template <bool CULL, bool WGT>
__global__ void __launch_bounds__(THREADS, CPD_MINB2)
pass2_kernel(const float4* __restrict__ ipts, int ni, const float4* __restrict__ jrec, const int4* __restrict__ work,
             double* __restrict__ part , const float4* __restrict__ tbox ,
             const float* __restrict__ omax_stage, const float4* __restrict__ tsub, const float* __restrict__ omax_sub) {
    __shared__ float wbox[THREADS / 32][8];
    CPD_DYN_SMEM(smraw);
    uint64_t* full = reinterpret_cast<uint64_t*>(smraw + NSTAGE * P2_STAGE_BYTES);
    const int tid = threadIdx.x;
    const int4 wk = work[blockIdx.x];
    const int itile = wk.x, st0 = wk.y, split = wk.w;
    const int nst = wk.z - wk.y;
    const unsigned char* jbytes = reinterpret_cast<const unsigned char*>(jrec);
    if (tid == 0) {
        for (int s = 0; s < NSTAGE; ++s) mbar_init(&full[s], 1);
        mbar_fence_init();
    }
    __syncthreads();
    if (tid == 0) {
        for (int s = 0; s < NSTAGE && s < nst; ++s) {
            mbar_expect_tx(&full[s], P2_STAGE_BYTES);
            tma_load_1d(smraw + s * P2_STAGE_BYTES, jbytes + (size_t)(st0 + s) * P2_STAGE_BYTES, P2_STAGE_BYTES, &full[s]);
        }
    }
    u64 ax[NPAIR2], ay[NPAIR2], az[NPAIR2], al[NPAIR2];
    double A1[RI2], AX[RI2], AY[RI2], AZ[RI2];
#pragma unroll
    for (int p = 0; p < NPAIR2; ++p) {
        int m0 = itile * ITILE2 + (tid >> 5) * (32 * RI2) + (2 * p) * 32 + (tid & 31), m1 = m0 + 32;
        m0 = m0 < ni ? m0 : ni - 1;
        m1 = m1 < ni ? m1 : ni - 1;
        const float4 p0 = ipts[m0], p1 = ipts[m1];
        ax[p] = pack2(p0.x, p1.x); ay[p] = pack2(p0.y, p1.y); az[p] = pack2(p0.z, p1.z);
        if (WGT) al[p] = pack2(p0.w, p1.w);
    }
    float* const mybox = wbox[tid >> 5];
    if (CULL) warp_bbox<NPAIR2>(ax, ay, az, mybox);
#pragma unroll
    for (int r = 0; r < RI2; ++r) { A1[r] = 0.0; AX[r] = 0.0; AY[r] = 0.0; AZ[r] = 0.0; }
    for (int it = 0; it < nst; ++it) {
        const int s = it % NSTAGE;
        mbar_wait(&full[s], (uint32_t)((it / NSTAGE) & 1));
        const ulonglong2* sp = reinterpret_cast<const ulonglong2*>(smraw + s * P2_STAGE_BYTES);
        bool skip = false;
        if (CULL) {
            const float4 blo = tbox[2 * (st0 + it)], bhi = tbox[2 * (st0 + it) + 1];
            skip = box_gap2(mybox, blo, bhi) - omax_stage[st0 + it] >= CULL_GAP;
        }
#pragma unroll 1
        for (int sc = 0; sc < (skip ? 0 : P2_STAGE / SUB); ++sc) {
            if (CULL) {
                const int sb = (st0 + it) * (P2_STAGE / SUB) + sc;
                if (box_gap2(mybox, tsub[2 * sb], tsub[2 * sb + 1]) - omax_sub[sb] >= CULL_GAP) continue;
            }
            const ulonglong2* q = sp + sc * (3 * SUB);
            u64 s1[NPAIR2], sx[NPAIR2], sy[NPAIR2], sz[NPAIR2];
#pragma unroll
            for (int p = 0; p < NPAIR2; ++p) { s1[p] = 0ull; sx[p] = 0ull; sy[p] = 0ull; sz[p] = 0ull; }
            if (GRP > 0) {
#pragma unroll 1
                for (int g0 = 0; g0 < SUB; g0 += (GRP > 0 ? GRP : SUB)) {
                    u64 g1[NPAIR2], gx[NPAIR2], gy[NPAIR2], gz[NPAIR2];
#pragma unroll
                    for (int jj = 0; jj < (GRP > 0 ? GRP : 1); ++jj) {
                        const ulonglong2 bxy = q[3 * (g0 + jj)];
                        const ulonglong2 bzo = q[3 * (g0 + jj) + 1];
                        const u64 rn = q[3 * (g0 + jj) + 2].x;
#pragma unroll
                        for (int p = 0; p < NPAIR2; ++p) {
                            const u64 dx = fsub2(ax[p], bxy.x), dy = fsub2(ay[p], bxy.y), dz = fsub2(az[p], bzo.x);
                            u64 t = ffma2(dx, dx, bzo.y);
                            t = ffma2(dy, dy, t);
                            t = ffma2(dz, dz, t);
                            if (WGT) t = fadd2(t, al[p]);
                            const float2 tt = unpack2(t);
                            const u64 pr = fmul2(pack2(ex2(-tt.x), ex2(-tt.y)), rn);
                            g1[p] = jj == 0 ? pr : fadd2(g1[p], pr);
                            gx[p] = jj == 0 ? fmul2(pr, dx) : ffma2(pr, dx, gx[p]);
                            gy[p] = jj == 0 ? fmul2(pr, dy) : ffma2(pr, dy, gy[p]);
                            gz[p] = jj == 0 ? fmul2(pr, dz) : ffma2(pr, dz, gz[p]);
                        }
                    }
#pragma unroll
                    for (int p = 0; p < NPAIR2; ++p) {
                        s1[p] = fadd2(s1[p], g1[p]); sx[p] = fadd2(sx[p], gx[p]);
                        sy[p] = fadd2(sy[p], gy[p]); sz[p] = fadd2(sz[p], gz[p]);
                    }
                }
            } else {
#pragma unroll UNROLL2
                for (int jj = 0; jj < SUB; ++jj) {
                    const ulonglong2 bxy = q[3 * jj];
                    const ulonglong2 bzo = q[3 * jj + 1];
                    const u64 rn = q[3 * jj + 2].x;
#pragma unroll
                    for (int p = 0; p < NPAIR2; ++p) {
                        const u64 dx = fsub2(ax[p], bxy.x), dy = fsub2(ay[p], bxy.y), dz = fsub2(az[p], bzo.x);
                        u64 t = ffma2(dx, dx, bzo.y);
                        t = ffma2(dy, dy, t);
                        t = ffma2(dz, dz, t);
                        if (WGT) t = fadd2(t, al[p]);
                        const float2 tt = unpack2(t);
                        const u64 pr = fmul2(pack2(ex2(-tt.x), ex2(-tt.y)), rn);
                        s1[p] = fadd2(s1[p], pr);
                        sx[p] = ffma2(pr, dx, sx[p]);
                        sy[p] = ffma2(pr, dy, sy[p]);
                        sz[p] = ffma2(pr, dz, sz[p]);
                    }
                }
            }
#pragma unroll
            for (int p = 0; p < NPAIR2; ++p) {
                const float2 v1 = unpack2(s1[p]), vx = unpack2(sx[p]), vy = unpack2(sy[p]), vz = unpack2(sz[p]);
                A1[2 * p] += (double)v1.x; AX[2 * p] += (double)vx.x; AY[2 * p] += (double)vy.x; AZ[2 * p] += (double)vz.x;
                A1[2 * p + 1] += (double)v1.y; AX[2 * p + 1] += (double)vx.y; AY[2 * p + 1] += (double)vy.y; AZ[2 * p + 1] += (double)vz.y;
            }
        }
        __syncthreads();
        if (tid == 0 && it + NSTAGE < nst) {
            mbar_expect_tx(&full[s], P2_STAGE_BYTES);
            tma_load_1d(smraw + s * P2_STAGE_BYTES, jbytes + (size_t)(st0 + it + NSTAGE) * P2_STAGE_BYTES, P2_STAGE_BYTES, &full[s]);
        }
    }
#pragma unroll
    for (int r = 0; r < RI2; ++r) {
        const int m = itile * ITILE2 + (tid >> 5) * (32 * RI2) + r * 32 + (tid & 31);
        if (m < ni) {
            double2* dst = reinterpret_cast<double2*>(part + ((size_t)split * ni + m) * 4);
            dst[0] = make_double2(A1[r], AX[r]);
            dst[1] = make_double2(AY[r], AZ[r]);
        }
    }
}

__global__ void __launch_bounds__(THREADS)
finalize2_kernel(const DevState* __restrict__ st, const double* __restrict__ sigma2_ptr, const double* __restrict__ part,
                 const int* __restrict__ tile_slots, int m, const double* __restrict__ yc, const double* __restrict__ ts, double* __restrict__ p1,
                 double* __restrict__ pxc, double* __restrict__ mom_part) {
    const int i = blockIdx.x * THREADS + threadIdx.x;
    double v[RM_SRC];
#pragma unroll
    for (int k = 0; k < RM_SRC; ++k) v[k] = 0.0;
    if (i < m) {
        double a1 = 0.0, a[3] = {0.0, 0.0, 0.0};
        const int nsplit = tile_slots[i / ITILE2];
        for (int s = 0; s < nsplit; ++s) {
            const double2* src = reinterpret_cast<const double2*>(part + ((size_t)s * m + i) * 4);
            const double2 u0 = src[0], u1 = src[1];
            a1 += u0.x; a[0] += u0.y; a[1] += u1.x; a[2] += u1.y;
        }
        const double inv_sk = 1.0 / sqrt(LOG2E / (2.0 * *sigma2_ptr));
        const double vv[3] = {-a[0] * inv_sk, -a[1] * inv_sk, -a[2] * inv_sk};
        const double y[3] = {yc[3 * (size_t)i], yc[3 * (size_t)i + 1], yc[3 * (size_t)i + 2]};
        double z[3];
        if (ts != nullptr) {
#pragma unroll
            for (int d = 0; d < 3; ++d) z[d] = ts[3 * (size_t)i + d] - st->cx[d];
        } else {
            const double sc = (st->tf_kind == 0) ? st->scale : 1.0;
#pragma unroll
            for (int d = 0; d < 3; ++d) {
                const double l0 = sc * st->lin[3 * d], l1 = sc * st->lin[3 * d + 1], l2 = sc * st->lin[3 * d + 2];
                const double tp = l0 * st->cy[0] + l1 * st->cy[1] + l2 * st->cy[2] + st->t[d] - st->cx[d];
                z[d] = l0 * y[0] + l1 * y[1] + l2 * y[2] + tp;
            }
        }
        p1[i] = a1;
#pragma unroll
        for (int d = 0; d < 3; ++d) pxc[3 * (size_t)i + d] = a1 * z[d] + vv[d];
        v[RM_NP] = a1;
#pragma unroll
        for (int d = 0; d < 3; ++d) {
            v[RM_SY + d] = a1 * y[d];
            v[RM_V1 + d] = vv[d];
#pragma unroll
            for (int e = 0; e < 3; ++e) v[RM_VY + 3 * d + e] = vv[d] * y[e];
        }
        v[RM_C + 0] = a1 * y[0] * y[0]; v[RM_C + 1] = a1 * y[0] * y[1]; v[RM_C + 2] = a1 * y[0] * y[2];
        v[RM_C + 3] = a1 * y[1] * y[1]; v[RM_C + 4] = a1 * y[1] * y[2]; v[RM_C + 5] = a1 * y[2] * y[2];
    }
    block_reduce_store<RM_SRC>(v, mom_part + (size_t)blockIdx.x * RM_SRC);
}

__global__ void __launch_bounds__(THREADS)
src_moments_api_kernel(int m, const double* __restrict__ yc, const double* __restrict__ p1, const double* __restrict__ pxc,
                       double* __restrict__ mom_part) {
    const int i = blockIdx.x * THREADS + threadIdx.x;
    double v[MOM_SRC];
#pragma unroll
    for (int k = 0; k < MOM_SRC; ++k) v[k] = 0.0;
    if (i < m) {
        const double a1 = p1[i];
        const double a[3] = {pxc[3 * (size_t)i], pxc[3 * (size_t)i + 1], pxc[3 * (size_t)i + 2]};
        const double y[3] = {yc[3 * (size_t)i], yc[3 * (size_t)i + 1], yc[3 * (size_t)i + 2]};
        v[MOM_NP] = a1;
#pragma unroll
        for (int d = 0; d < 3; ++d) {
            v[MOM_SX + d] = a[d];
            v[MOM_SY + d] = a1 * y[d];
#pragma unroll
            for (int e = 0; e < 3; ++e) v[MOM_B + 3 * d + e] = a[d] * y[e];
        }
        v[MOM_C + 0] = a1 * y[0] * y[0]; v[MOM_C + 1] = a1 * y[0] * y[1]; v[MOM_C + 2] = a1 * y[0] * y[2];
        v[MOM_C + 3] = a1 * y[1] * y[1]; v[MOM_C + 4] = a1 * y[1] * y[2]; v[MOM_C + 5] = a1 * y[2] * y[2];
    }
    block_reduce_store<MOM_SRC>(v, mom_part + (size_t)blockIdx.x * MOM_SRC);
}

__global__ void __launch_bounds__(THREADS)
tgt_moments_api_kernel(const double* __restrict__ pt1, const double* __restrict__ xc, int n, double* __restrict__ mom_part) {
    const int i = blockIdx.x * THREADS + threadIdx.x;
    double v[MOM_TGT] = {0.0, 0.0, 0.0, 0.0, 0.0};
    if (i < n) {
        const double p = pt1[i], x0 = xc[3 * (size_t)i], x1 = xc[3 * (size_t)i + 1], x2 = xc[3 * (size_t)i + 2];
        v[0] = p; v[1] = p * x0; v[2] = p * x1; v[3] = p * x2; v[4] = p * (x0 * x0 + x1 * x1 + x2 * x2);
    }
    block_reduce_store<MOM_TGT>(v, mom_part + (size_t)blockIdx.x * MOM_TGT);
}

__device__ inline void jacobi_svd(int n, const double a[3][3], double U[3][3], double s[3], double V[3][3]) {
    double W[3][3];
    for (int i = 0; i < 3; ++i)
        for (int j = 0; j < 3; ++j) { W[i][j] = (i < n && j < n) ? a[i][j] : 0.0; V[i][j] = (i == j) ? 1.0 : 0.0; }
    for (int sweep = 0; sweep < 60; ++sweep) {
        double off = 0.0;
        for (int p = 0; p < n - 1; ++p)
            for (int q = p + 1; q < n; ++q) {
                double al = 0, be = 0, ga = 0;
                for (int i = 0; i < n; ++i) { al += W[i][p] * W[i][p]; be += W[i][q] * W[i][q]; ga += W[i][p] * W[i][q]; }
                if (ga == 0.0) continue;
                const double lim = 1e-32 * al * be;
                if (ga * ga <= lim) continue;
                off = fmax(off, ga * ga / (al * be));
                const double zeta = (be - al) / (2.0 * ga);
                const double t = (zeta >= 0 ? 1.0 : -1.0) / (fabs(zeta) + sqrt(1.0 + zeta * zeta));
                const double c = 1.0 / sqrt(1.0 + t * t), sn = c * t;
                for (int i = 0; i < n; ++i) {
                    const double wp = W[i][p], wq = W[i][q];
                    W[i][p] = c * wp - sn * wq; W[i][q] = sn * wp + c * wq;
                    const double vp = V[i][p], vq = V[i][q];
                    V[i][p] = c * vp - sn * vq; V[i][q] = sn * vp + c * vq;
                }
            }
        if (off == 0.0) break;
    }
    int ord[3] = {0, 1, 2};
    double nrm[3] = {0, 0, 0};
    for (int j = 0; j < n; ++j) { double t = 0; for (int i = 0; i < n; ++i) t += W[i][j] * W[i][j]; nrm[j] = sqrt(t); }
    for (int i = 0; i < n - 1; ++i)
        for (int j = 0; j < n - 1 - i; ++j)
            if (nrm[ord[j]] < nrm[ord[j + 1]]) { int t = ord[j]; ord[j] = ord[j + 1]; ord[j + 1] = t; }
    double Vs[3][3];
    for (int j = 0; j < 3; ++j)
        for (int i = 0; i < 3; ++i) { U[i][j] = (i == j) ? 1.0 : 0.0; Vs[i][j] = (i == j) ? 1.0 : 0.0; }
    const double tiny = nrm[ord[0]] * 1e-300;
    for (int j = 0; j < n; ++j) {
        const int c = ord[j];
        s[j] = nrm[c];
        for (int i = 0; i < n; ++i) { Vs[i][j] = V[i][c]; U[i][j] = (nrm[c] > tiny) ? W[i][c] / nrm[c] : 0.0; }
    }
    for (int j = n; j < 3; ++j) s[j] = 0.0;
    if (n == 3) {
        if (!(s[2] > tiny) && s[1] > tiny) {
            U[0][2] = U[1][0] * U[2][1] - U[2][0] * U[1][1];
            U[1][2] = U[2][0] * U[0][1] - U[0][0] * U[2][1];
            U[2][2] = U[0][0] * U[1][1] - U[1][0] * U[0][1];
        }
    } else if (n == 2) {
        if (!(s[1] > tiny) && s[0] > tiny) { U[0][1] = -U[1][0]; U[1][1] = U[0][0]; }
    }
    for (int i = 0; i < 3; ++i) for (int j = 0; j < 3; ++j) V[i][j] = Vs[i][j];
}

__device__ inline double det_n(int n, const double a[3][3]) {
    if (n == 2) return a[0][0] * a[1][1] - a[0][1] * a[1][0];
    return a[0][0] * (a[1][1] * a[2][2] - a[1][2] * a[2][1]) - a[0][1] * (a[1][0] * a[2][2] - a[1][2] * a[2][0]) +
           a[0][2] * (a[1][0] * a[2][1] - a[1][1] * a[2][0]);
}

▶ _Activity_
Only the lines above from the one with "bool skip = false;" up to and including the one with "const ulonglong2* q" should be repeated, exactly as written.

▶ _Worked solution_
        bool skip = false;
        if (CULL) {
            const float4 blo = tbox[2 * (st0 + it)], bhi = tbox[2 * (st0 + it) + 1];
            skip = box_gap2(mybox, blo, bhi) - omax_stage[st0 + it] >= CULL_GAP;
        }
#pragma unroll 1
        for (int sc = 0; sc < (skip ? 0 : P2_STAGE / SUB); ++sc) {
            if (CULL) {
                const int sb = (st0 + it) * (P2_STAGE / SUB) + sc;
                if (box_gap2(mybox, tsub[2 * sb], tsub[2 * sb + 1]) - omax_sub[sb] >= CULL_GAP) continue;
            }
            const ulonglong2* q = sp + sc * (3 * SUB);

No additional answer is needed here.